Bu anlamıyla HDP’nin kapatılmasıyla diğer Kürt partilerinin kapatılması hem nitelik itibariyle hem de hedef itibariyle bambaşkadır. Bu anlamda biz HDP’nin kapatılmasını faşizmin kendisini örgütleme meselesi ama aynı zamanda esaslı bir mücadele örneği olan başta Kürtler ve onların müttefiki olan sosyalistlerin, demokratik devrimci mücadelesinin önüne set çekme amacı taşıyor.

Doğal olarak hiçbir hukukiliği olmayan siyasi bir saldırganlık biçimidir. Birleşik mücadele zeminlerinde en geniş ve en kapsamlı tartışmaları dönem açısından, faşist saldırganlığın bu yeni düzeyini düşündüğümüzde esasen en kapsamlı ve en geniş değil; en kararlı ve en mücadeleci kesime dayanmaktır. Bu anlamıyla esas görev HDP ve demokrasi için mücadele eden mücadele dinamiklerinindir."

HDP’li 2, CHP’li 8 milletvekili ile ilgili meclise 10 fezleke gönderildi. Aralarında CHP Genel Başkanı’nın da olduğu fezlekeler ile ilgili neler söyleyebilirsiniz?
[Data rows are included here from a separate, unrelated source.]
+template <int U, bool NT, int L, typename V>
+__device__ __forceinline__ void mvm_steps(const V *__restrict__ Ap, const V *xs, const float *cs, int q, uint32_t t0, float &a0,
+                                          float &a1, float &a2, float &a3)
+{
+    V a[U];
+    mvm_load<U, NT, L>(Ap, q, t0, a);
+    mvm_consume<U, L>(a, xs, cs, q, t0, a0, a1, a2, a3);
 }
 
 __device__ __forceinline__ int requantize_wave(float d, float noise, uint32_t *r_words, float *sr, float *scale)
@@ -71,8 +74,11 @@
 __global__ __launch_bounds__(64 * L) void k_m4_mvm64(const uint8_t *__restrict__ A, const float *__restrict__ sA,
                                                   uint64_t cols, const uint8_t *__restrict__ x, const float *__restrict__ sx,
                                                   float *__restrict__ d_out, uint32_t *r, float *sr,
-                                                  uint64_t *rng_state, uint64_t seq, const uint64_t *__restrict__ pow_rows, MvmFuse fuse)
-{
+                                                  uint64_t *rng_state, uint64_t seq, const uint64_t *__restrict__ pow_rows, MvmFuse fuse
+                                                  CLV_PROBE(, unsigned long long *dbg))
+{
+#define MVM_STAMP(i, when) CLV_PROBE(do { if ((when) && dbg && threadIdx.x == 0) { dbg[blockIdx.x * 8 + (i)] = __builtin_amdgcn_s_memrealtime(); __builtin_amdgcn_s_waitcnt(0xC07F); } } while (0))
+    MVM_STAMP(0, true);
     extern __shared__ __attribute__((aligned(16))) char smem[];
     u32x4 *xs = reinterpret_cast<u32x4 *>(smem);
     float *cs = reinterpret_cast<float *>(smem + MVM_CHUNK / 2);
@@ -89,8 +95,8 @@
     }
     uint32_t fuse_w = 0;
     float fuse_s = 0.0f;
-    if (FUSE && threadIdx.x < 64) {
-        fuse_w = fuse.qu[blockIdx.x * 8 + (threadIdx.x >> 3)];
+    if (FUSE) {
+        fuse_w = fuse.qu[blockIdx.x * 8 + ((threadIdx.x & 63) >> 3)];
         fuse_s = fuse.su[blockIdx.x];
     }
 
@@ -100,50 +106,76 @@
     const int tid = threadIdx.x;
     const int q = tid & (L - 1);
     const int rho = tid / L;
-    const uint64_t row = rb * 64 + rho;
-    const u32x4 *Arow = reinterpret_cast<const u32x4 *>(A + row * (cols / 2));
+    const u32x4 *Arow = reinterpret_cast<const u32x4 *>(A + rb * 64 * (cols / 2) + (uint32_t)rho * (cols / 2));
     const float *sArow = sA + rb * (cols / 64);
 
     float a0 = 0.0f, a1 = 0.0f, a2 = 0.0f, a3 = 0.0f;
 
-    for (uint64_t c0 = 0; c0 < cols; c0 += MVM_CHUNK) {
-        const uint32_t cw = (uint32_t)((cols - c0) < MVM_CHUNK ? (cols - c0) : MVM_CHUNK);
-        if (c0) __syncthreads();
+#define MVM_LOADS_DONE() __builtin_amdgcn_s_waitcnt(0x0F70)
+    constexpr int NX = MVM_CHUNK / 32 / THREADS;
+    constexpr int NC = MVM_CHUNK / 64 / THREADS;
+    constexpr uint32_t HEAD_PAIRS = THREADS / 4;
+    static_assert(HEAD_PAIRS % U == 0 && HEAD_PAIRS >= 2 * U, "a full head is a whole number of batches, at least two");
+    constexpr int HB = HEAD_PAIRS / U, IPB = (NX - 1 + HB - 2) / (HB - 1);
+    using V = typename std::conditional<L == 4, u32x4, u32x2>::type;
+    const V *xsv = reinterpret_cast<const V *>(xs);
+
+    const uint32_t nchunks = (uint32_t)((cols + MVM_CHUNK - 1) / MVM_CHUNK), cw_last = (uint32_t)(cols - (uint64_t)(nchunks - 1) * MVM_CHUNK);
+    for (uint32_t ch = 0; ch < nchunks; ch++) {
+        const uint64_t c0 = (uint64_t)ch * MVM_CHUNK;
+        const uint32_t cw = ch + 1 < nchunks ? MVM_CHUNK : cw_last;
+        const uint32_t nx = cw / 32, nc = cw / 64, npairs = cw / 128;
+        const uint32_t hp = npairs < HEAD_PAIRS ? npairs : HEAD_PAIRS;
+        const V *Ap = reinterpret_cast<const V *>(Arow + c0 / 32);
         const u32x4 *xg = reinterpret_cast<const u32x4 *>(x + c0 / 2);
+        const float *sAc = sArow + c0 / 64, *sxc = sx + c0 / 64;
+
+        V a[U];
+        if (hp >= U) mvm_load<U, NT, L>(Ap, q, 0, a);
         {
-            constexpr int NX = MVM_CHUNK / 32 / THREADS;
-            constexpr int NC = MVM_CHUNK / 64 / THREADS;
-            u32x4 xr[NX];
+            u32x4 xr;
             float sa[NC], sv[NC];
-            const uint32_t nx = cw / 32, nc = cw / 64;
-#pragma unroll
-            for (int k = 0; k < NX; k++) { const uint32_t i = tid + THREADS * k; xr[k] = xg[i < nx ? i : 0]; }
-#pragma unroll
-            for (int k = 0; k < NC; k++) {
-                const uint32_t i = tid + THREADS * k, ii = i < nc ? i : 0;
-                sa[k] = sArow[c0 / 64 + ii];
-                sv[k] = sx[c0 / 64 + ii];
+            if (tid < nx) xr = xg[tid];
+#pragma unroll
+            for (int k = 0; k < NC; k++) { const uint32_t i = tid + THREADS * k; if (i < nc) { sa[k] = sAc[i]; sv[k] = sxc[i]; } }
+            if (ch) __syncthreads();
+            if (tid < nx) xs[tid] = xr;
+#pragma unroll
+            for (int k = 0; k < NC; k++) { const uint32_t i = tid + THREADS * k; if (i < nc) cs[i] = (sa[k] * CLV_RCP49) * sv[k]; }
+        }
+        MVM_LOADS_DONE();
+        __syncthreads();
+        MVM_STAMP(1, ch == 0);
+
+        uint32_t t = 0;
+#pragma clang loop unroll(disable)
+        for (uint32_t b = 0; t + U <= hp; b++, t += U) {
+            const uint32_t bs = __builtin_amdgcn_readfirstlane(b), ts = __builtin_amdgcn_readfirstlane(t);
+            u32x4 xr[IPB];
+#pragma unroll
+            for (int j = 0; j < IPB; j++) {
+                const uint32_t i = tid + THREADS * (1 + (bs - 1) * IPB + j);
+                if (bs && i < nx) xr[j] = xg[i];
             }
-#pragma unroll
-            for (int k = 0; k < NX; k++) { const uint32_t i = tid + THREADS * k; if (i < nx) xs[i] = xr[k]; }
-#pragma unroll
-            for (int k = 0; k < NC; k++) { const uint32_t i = tid + THREADS * k; if (i < nc) cs[i] = (sa[k] * CLV_RCP49) * sv[k]; }
-        }
-        __syncthreads();
-
-        const u32x4 *Ap = Arow + c0 / 32;
-        const uint32_t npairs = cw / 128;
-        uint32_t t = 0;
-        if constexpr (L == 4) {
-            for (; t + U <= npairs; t += U) mvm_steps<U, NT>(Ap, xs, cs, q, t, a0, a1, a2, a3);
-            for (; t < npairs; t++) mvm_steps<1, NT>(Ap, xs, cs, q, t, a0, a1, a2, a3);
-        } else {
-            const u32x2 *Ap8 = reinterpret_cast<const u32x2 *>(Ap);
-            const u32x2 *xs8 = reinterpret_cast<const u32x2 *>(xs);
-            for (; t + U <= npairs; t += U) mvm_steps8<U, NT>(Ap8, xs8, cs, q, t, a0, a1);
-            for (; t < npairs; t++) mvm_steps8<1, NT>(Ap8, xs8, cs, q, t, a0, a1);
-        }
-    }
+            if (bs) mvm_load<U, NT, L>(Ap, q, ts, a);
+            mvm_consume<U, L>(a, xsv, cs, q, ts, a0, a1, a2, a3);
+#pragma unroll
+            for (int j = 0; j < IPB; j++) {
+                const uint32_t i = tid + THREADS * (1 + (bs - 1) * IPB + j);
+                if (bs && i < nx) xs[i] = xr[j];
+            }
+            MVM_LOADS_DONE();
+            MVM_STAMP(2, ch == 0 && b == 0);
+        }
+        if (npairs > hp) {
+            __syncthreads();
+            for (; t + U <= npairs; t += U) mvm_steps<U, NT, L>(Ap, xsv, cs, q, t, a0, a1, a2, a3);
+        }
+        for (; t < npairs; t++) mvm_steps<1, NT, L>(Ap, xsv, cs, q, t, a0, a1, a2, a3);
+        MVM_LOADS_DONE();
+    }
+#undef MVM_LOADS_DONE
+    MVM_STAMP(3, true);
 
     const float v0 = a0 + __shfl_xor(a0, 2);
     const float v1 = a1 + __shfl_xor(a1, 2);
@@ -163,7 +195,7 @@
 
     if (q == 0) {
         dsh[rho] = dot;
-        if (d_out) d_out[row] = dot;
+        if (d_out) d_out[rb * 64 + rho] = dot;
     }
     if (ST && tid < 4) {
         gen_blocks(rbase[tid], 1, raw, tid);
@@ -190,6 +222,8 @@
             requantize_wave(val, noise2, fuse.r2 + rb * 8, fuse.sr2 + rb, &m2);
         }
     }
+    MVM_STAMP(4, true);
+#undef MVM_STAMP
 }
 
 __global__ __launch_bounds__(256) void k_m4_quantize_strip(const float *__restrict__ A, uint64_t cols, uint32_t *__restrict__ q,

Halk diliyle söylemek gerekirse faşist rejim el yükseltiyor. Dolayısıyla mücadelenin en geri ya da düzen içi burjuva sol diye tabir ettiğimiz CHP’ye bile dokunması aslında şaşırtıcı değil. Faşist düzenin karşısında ezilenlerin ve emekçilerin mücadelesini yürüten, örgütlü mücadele yürüten kesimlerin şunu çok net bir biçimde somutlaştırması gerekir. CHP ve onun burjuva düzen içi solu her zaman için emekçiler ve ezilenler açısından öfkenin emildiği, karşı çıkışın sönümlendirildiği ve mücadele dinamiğinin bir çeşit muhalif çizgiye çekildiği bir hattır.
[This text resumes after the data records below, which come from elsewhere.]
__device__ __forceinline__ uint32_t alive_stamp(const AliveTable t, uint32_t pair, const ulonglong2 e, uint32_t hash, uint32_t low) {
    const bool hx = (uint32_t)(e.x >> 32) == hash, hy = (uint32_t)(e.y >> 32) == hash;
    const uint32_t seen = hx ? (uint32_t)e.x : (uint32_t)e.y;
    if ((hx || hy) && seen + 1u > low) return seen;
    unsigned long long *slot = t.slots + 2 * (size_t)pair;
    const unsigned long long stamp = ((unsigned long long)hash << 32) | low;
    const bool ex = e.x == ALIVE_EMPTY, ey = e.y == ALIVE_EMPTY;
    if ((hx && !ex) || (!hx && hy && !ey)) {
        alive_red_max(slot + (hx ? 0 : 1), stamp, t.pol);
        return low;
    }
    if (ex || ey) {
        unsigned long long *sl = slot + (ex ? 0 : 1);
        const unsigned long long old = atomicCAS(sl, ALIVE_EMPTY, stamp);
        if (old == ALIVE_EMPTY) return low;
        if ((uint32_t)(old >> 32) == hash) {
            if (old >= stamp) return (uint32_t)old;
            alive_red_max(sl, stamp, t.pol);
            return low;
        }
    }
    return alive_stamp_slow(t, pair, hash, low);
}

constexpr int ALIVE_CACHE_SET_BITS = 23, ALIVE_CACHE_TAG_BITS = 32 - ALIVE_CACHE_SET_BITS, ALIVE_CACHE_WAVE_BITS = 16 - ALIVE_CACHE_TAG_BITS;
constexpr uint32_t ALIVE_CACHE_WAVES = (1u << ALIVE_CACHE_WAVE_BITS) - 1;
static_assert(ALIVE_CACHE_TAG_BITS == 9 && ALIVE_CACHE_WAVE_BITS == 7, "16-bit ways");
__device__ __forceinline__ uint32_t alive_cache_ld(const uint32_t *p, uint64_t pol) {
    uint32_t v;
    asm volatile("ld.global.cg.L2::cache_hint.u32 %0, [%1], %2;" : "=r"(v) : "l"(p), "l"(pol));
    return v;
}
__device__ __forceinline__ bool alive_cache_newer(uint32_t c, uint32_t x, uint32_t wv) {
    const uint32_t tag = x & ((1u << ALIVE_CACHE_TAG_BITS) - 1u);
    const uint32_t w0 = c & 0xffffu, w1 = c >> 16;
    const uint32_t lo = (tag << ALIVE_CACHE_WAVE_BITS) | wv;
    return (w0 - lo - 1u < ALIVE_CACHE_WAVES - wv) || (w1 - lo - 1u < ALIVE_CACHE_WAVES - wv);
}
__device__ __forceinline__ void alive_cache_put(uint32_t *cache, uint32_t c, uint32_t x, uint32_t wv, uint32_t pick) {
    const uint32_t tag = x & ((1u << ALIVE_CACHE_TAG_BITS) - 1u);
    const uint32_t mine = (tag << ALIVE_CACHE_WAVE_BITS) | wv;
    const uint32_t w0 = c & 0xffffu, w1 = c >> 16;
    int way;
    if ((w0 >> ALIVE_CACHE_WAVE_BITS) == tag && w0) way = w0 >= mine ? -1 : 0;
    else if ((w1 >> ALIVE_CACHE_WAVE_BITS) == tag && w1) way = w1 >= mine ? -1 : 1;
    else way = w0 == 0 ? 0 : w1 == 0 ? 1 : (int)(pick & 1u);
    if (way >= 0) reinterpret_cast<unsigned short *>(cache + (x >> ALIVE_CACHE_TAG_BITS))[way] = (unsigned short)mine;
}

__device__ __forceinline__ bool alive_insert_unique(unsigned long long *slots, uint32_t npairs, unsigned long long entry) {
    uint32_t pair = alive_home((uint32_t)(entry >> 32), npairs);
    for (uint32_t probe = 0; probe < npairs; probe++) {
        unsigned long long *slot = slots + 2 * (size_t)pair;
#pragma unroll
        for (int s = 0; s < 2; s++)
            if (__ldcg(slot + s) == ALIVE_EMPTY && atomicCAS(slot + s, ALIVE_EMPTY, entry) == ALIVE_EMPTY) return true;
        pair = pair + 1 == npairs ? 0 : pair + 1;
    }
    return false;
}

__device__ __noinline__ void wide_tile_hashes(const int32_t *key_len, int64_t n, const uint8_t *tile_keys, int64_t tile,
                                              uint32_t *out , int lane) {
    uint64_t carry = 0;
    for (int k = 0; k < ROWS; k++) {
        const int64_t r = tile * TILE + 32 * k + lane;
        const int kl = r < n ? key_len[r] : -1;
        const uint64_t v = (uint64_t)max(kl, 0);
        uint64_t inc = v;
        for (int d = 1; d < 32; d <<= 1) {
            const uint64_t t = __shfl_up_sync(0xffffffffu, inc, d);
            if (lane >= d) inc += t;
        }
        out[32 * k + lane] = kl >= 0 ? fnv_global(tile_keys + carry + inc - v, kl) : 0u;
        carry += __shfl_sync(0xffffffffu, inc, 31);
    }
    __syncwarp();
}

struct AliveWaves {
    uint32_t *cache;
    uint32_t base;
    int shift;
};
__device__ __forceinline__ uint32_t alive_wave(uint32_t field, const AliveWaves w) {
    const uint32_t d = field - w.base;
    return (int32_t)d < 0 ? 0u : 1u + min(d >> w.shift, ALIVE_CACHE_WAVES - 1u);
}

struct TileDesc {
    uint32_t bits;
    __device__ __forceinline__ bool keys_staged() const { return bits & 1u; }
    __device__ __forceinline__ uint32_t key_lead() const { return (bits >> 1) & 15u; }
    __device__ __forceinline__ bool hdr_staged() const { return bits & 32u; }
};

template <int MODE>
struct TilePipe {
    const ScanParams &prm;
    unsigned char *wsm;
    uint32_t mbar, stage0;
    uint32_t keybuf, stage_bytes;
    int S, ntiles, tile0, gstride, lane;
    uint64_t pol;
    uint32_t phase = 0;
    int issued = 0;
    uint32_t infos = 0;
    uint64_t cur_g0 = 0, cur_g1 = 0, nxt_g0 = 0, nxt_g1 = 0;

    __device__ __forceinline__ int phys(int t) const { return MODE == MODE_EXACT ? ntiles - 1 - t : t; }
    __device__ __forceinline__ uint32_t stage(int b) const { return stage0 + (uint32_t)b * stage_bytes; }
    __device__ __forceinline__ unsigned char *stage_ptr(int b) const { return wsm + 128 + (size_t)b * stage_bytes; }

    __device__ __forceinline__ void copy(uint32_t dst, const void *src, uint32_t bytes, uint32_t bar) const {
        if (MODE == MODE_EXACT) bulk_g2s(dst, src, bytes, bar, pol);
        else bulk_g2s(dst, src, bytes, bar);
    }
    __device__ __forceinline__ uint32_t issue(int tile, int b, uint64_t g0, uint64_t g1) const {
        const uint32_t a = (uint32_t)g0 & 15u;
        const bool ok = (g1 - g0) - 1ull < (uint64_t)(keybuf - (uint32_t)KEYBUF_SLACK - a) && g1 <= prm.stage_limit;
        const bool hdr = prm.hdr_stage && (int64_t)(tile + 1) * TILE <= prm.n;
        const uint32_t kbytes = ok ? ((uint32_t)(g1 - g0) + a + 15u) & ~15u : 0u;
        const uint32_t bar = mbar + 8u * (uint32_t)b, dst = stage0 + (uint32_t)b * stage_bytes;
        if (ok || hdr) mbar_arrive_expect_tx(bar, kbytes + (hdr ? (uint32_t)HDR_BYTES : 0u));
        if (ok) copy(dst, prm.key_bytes + (g0 - a), kbytes, bar);
        if (hdr) {
            const int64_t r0 = (int64_t)tile * TILE;
            copy(dst + keybuf + HDR_P, prm.partition + r0, TILE * 4, bar);
            copy(dst + keybuf + HDR_TS, prm.ts_ms + r0, TILE * 8, bar);
            copy(dst + keybuf + HDR_KL, prm.key_len + r0, TILE * 4, bar);
            copy(dst + keybuf + HDR_VL, prm.value_len + r0, TILE * 4, bar);
        }
        return (ok ? 1u : 0u) | (a << 1) | (hdr ? 32u : 0u);
    }
    __device__ __forceinline__ void ring_load(int round, uint64_t &g0, uint64_t &g1) const {
        const int64_t t = tile0 + ((int64_t)round * 32 + lane) * gstride;
        if (t < ntiles) {
            const int pt = phys((int)t);
            g0 = __ldg(prm.key_tile_base + pt);
            g1 = __ldg(prm.key_tile_base + pt + 1);
        }
    }
    __device__ __forceinline__ void issue_next(int b) {
        if ((issued & 31) == 0 && issued) {
            cur_g0 = nxt_g0;
            cur_g1 = nxt_g1;
            ring_load((issued >> 5) + 1, nxt_g0, nxt_g1);
        }
        const uint64_t g0 = __shfl_sync(0xffffffffu, cur_g0, issued & 31), g1 = __shfl_sync(0xffffffffu, cur_g1, issued & 31);
        if (lane == 0) {
            const uint32_t d = issue(phys(tile0 + issued * gstride), b, g0, g1);
            infos = (infos & ~(0xffu << (8 * b))) | (d << (8 * b));
        }
        issued++;
    }
    __device__ __forceinline__ void start() {
        ring_load(0, cur_g0, cur_g1);
        ring_load(1, nxt_g0, nxt_g1);
        for (int b = 0; b < S - 1 && tile0 + b * gstride < ntiles; b++) issue_next(b);
    }
    __device__ __forceinline__ TileDesc next(int tile, int buf) {
        const TileDesc d{(__shfl_sync(0xffffffffu, infos, 0) >> (8 * buf)) & 0xffu};
        if (tile < ntiles - (S - 1) * gstride) issue_next(buf == 0 ? S - 1 : buf - 1);
        return d;
    }
    __device__ __forceinline__ void wait(int b) {
        mbar_wait(mbar + 8u * b, (phase >> b) & 1u);
        phase ^= 1u << b;
    }
};

struct TileRows {
    int p[ROWS], kl[ROWS], vl[ROWS];
    long long ts[ROWS];
    bool valid[ROWS];
    bool use[ROWS];
    bool clean;
};

struct WarpTotals {
    long long tmin = INT64_MAX, tmax = INT64_MIN;
    uint32_t smin = 0xffffffffu, smax = 0;
    uint32_t bad = 0;
    bool try_uni = true;
};

template <bool FULL, int MODE>
__device__ __forceinline__ void load_headers(const ScanParams &prm, TilePipe<MODE> &pipe, int buf, TileDesc d, int64_t rbase,
                                             int lane, TileRows &rec) {
    if (MODE != MODE_COUNTERS && d.hdr_staged()) {
        pipe.wait(buf);
        const uint32_t st = pipe.stage(buf);
#pragma unroll
        for (int k = 0; k < ROWS; k++) {
            const uint32_t r = 32u * k + lane;
            rec.valid[k] = true;
            rec.p[k] = (int)lds32(st + pipe.keybuf + HDR_P + 4u * r);
            rec.ts[k] = lds64(st + pipe.keybuf + HDR_TS + 8u * r);
            rec.kl[k] = (int)lds32(st + pipe.keybuf + HDR_KL + 4u * r);
            rec.vl[k] = (int)lds32(st + pipe.keybuf + HDR_VL + 4u * r);
        }
    } else {
#pragma unroll
        for (int k = 0; k < ROWS; k++) {
            const int64_t r = rbase + 32 * k;
            rec.valid[k] = FULL || r < prm.n;
            if (rec.valid[k]) {
                if (MODE == MODE_EXACT) {
                    rec.p[k] = ld_stream_s32(prm.partition + r, pipe.pol);
                    rec.ts[k] = ld_stream_s64(prm.ts_ms + r, pipe.pol);
                    rec.kl[k] = ld_stream_s32(prm.key_len + r, pipe.pol);
                    rec.vl[k] = ld_stream_s32(prm.value_len + r, pipe.pol);
                } else {
                    rec.p[k] = ld_stream_s32(prm.partition + r);
                    rec.ts[k] = ld_stream_s64(prm.ts_ms + r);
                    rec.kl[k] = ld_stream_s32(prm.key_len + r);
                    rec.vl[k] = ld_stream_s32(prm.value_len + r);
                }
            } else {
                rec.p[k] = 0; rec.ts[k] = INT64_MAX; rec.kl[k] = -1; rec.vl[k] = -1;
            }
        }
    }
}

template <bool FULL, bool SHARD>
__device__ __forceinline__ void partition_check(const ScanParams &prm, TileRows &rec) {
    bool inrange = true;
#pragma unroll
    for (int k = 0; k < ROWS; k++) {
        bool ok = (unsigned)rec.p[k] < (unsigned)prm.P;
        if (SHARD) {
            const int c = (int)__umulhi((uint32_t)rec.p[k], prm.shard_magic);
            ok = ok && rec.p[k] - c * prm.shard_world == prm.shard_rank;
            rec.p[k] = ok ? c : 0;
        }
        rec.use[k] = rec.valid[k] && ok;
        inrange = inrange && ok;
    }
    rec.clean = FULL && __all_sync(0xffffffffu, inrange);
}

template <bool SMEM>
__device__ __forceinline__ void count_tile(const Counters<SMEM> C, const TileRows &rec, bool count_it, int lane, WarpTotals &w) {
    const unsigned full = 0xffffffffu;
    if (!count_it) {
    } else if (rec.clean) {
        if (w.try_uni) {
            const int p0t = __shfl_sync(full, rec.p[0], 0);
            uint32_t kv4 = 0, vv4 = 0, big = 0;
            bool one = true;
#pragma unroll
            for (int k = 0; k < ROWS; k++) {
                const uint32_t kv = (uint32_t)max(rec.kl[k], 0), vv = (uint32_t)max(rec.vl[k], 0);
                one = one && rec.p[k] == p0t;
                kv4 += kv; vv4 += vv; big |= kv | vv;
            }
            if (__all_sync(full, one && big < (1u << 24))) {
#pragma unroll
                for (int k = 0; k < ROWS; k++) C.buckets(p0t, rec.kl[k], rec.vl[k]);
                const uint32_t ks = __reduce_add_sync(full, kv4);
                const uint32_t vs = __reduce_add_sync(full, vv4);
                if (lane == 0) {
                    C.sum_add(0, p0t, ks);
                    C.sum_add(1, p0t, vs);
                }
            } else {
            bool any_uni = false;
#pragma unroll
            for (int k = 0; k < ROWS; k++) {
                C.buckets(rec.p[k], rec.kl[k], rec.vl[k]);
                const int p0 = __shfl_sync(full, rec.p[k], 0);
                const unsigned m0 = __ballot_sync(full, rec.p[k] == p0);
                const bool small_row = __all_sync(full, (rec.kl[k] | rec.vl[k]) < (1 << 26));
                const uint32_t kv = (uint32_t)max(rec.kl[k], 0), vv = (uint32_t)max(rec.vl[k], 0);
                if (m0 == full && small_row) {
                    const uint32_t ks = __reduce_add_sync(full, kv);
                    const uint32_t vs = __reduce_add_sync(full, vv);
                    if (lane == 0) {
                        C.sum_add(0, p0, ks);
                        C.sum_add(1, p0, vs);
                    }
                    any_uni = true;
                } else {
                    const int l1 = __ffs(~m0) - 1;
                    const int p1 = __shfl_sync(full, rec.p[k], l1 & 31);
                    const unsigned m1 = __ballot_sync(full, rec.p[k] == p1);
                    if (small_row && (m0 | m1) == full) {
                        const bool in0 = (m0 >> lane) & 1u;
                        const uint32_t ks0 = __reduce_add_sync(full, in0 ? kv : 0u), vs0 = __reduce_add_sync(full, in0 ? vv : 0u);
                        const uint32_t ks1 = __reduce_add_sync(full, in0 ? 0u : kv), vs1 = __reduce_add_sync(full, in0 ? 0u : vv);
                        if (lane == 0) {
                            C.sum_add(0, p0, ks0);
                            C.sum_add(1, p0, vs0);
                        } else if (lane == l1) {
                            C.sum_add(0, p1, ks1);
                            C.sum_add(1, p1, vs1);
                        }
                        any_uni = true;
                    } else {
                        C.sums(rec.p[k], rec.kl[k], rec.vl[k]);
                    }
                }
            }
            w.try_uni = any_uni;
            }
        } else {
            C.record_rows(rec.p, rec.kl, rec.vl);
        }
    } else {
#pragma unroll
        for (int k = 0; k < ROWS; k++) {
            if (rec.use[k]) C.record(rec.p[k], rec.kl[k], rec.vl[k]);
            else if (rec.valid[k]) w.bad++;
        }
    }
    bool ts_fast = false;
    if (rec.clean && count_it) {
        const uint32_t hw = hi32(w.tmin);
        uint32_t x = hi32(w.tmax) ^ hw;
#pragma unroll
        for (int k = 0; k < ROWS; k++) x |= hi32(rec.ts[k]) ^ hw;
        ts_fast = x == 0;
    }
    if (ts_fast) {
        const uint32_t hw = hi32(w.tmin);
        const uint32_t l0 = (uint32_t)rec.ts[0], l1 = (uint32_t)rec.ts[1], l2 = (uint32_t)rec.ts[2], l3 = (uint32_t)rec.ts[3];
        const uint32_t lo = min(min(min(l0, l1), l2), min(l3, (uint32_t)w.tmin));
        const uint32_t hi = max(max(max(l0, l1), l2), max(l3, (uint32_t)w.tmax));
        w.tmin = pack64(lo, hw);
        w.tmax = pack64(hi, hw);
    } else if (count_it) {
        asm volatile("");
#pragma unroll
        for (int k = 0; k < ROWS; k++) {
            const bool u = rec.clean || rec.use[k];
            const long long t0 = u ? rec.ts[k] : INT64_MAX, t1 = u ? rec.ts[k] : INT64_MIN;
            w.tmin = t0 < w.tmin ? t0 : w.tmin;
            w.tmax = t1 > w.tmax ? t1 : w.tmax;
        }
    }
    if (count_it) {
#pragma unroll
        for (int k = 0; k < ROWS; k++) {
            const uint32_t sz = (uint32_t)max(rec.kl[k], 0) + (uint32_t)rec.vl[k];
            if (rec.vl[k] >= 0 && (rec.clean || rec.use[k])) {
                w.smin = min(w.smin, sz);
                w.smax = max(w.smax, sz);
            }
        }
    }
}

Demokrasi ve özgürlük isteyen güçler açısından baktığımızda Ömer Faruk Gergerlioğlu’nun vekilliği düşürüldüğünde ve polis şiddetine maruz kaldığında biz sokağa çıkmalıydık. Özeleştiriyi de barındıran tartışmaya ihtiyacımız var. CHP’ye veya onun başkanına fezleke hazırlanmasının bir rejim gerçeği ile ilgisi var. Yönetemeyen faşist rejim ve bu anlamıyla da karşı çıkışların hızla kitleselleştiği bir durum var. Bekacı bir çizgiye gelen, Kürt sorununda devletçi çizgiyi hızla hayata geçiren, emekçi ve ezilenlerin öfkesi harekete geçtiğinde onu emerek düzen içine çeken CHP’ye bile düşmanca bir yaklaşımla fezleke hazırlandı. Faşist rejimin her anlamıyla krizi derinleşmiş, her yanıyla kendisini bile hareket edemez bir duruma getirmiş doğal olarak da herkese her şeye saldırıyor.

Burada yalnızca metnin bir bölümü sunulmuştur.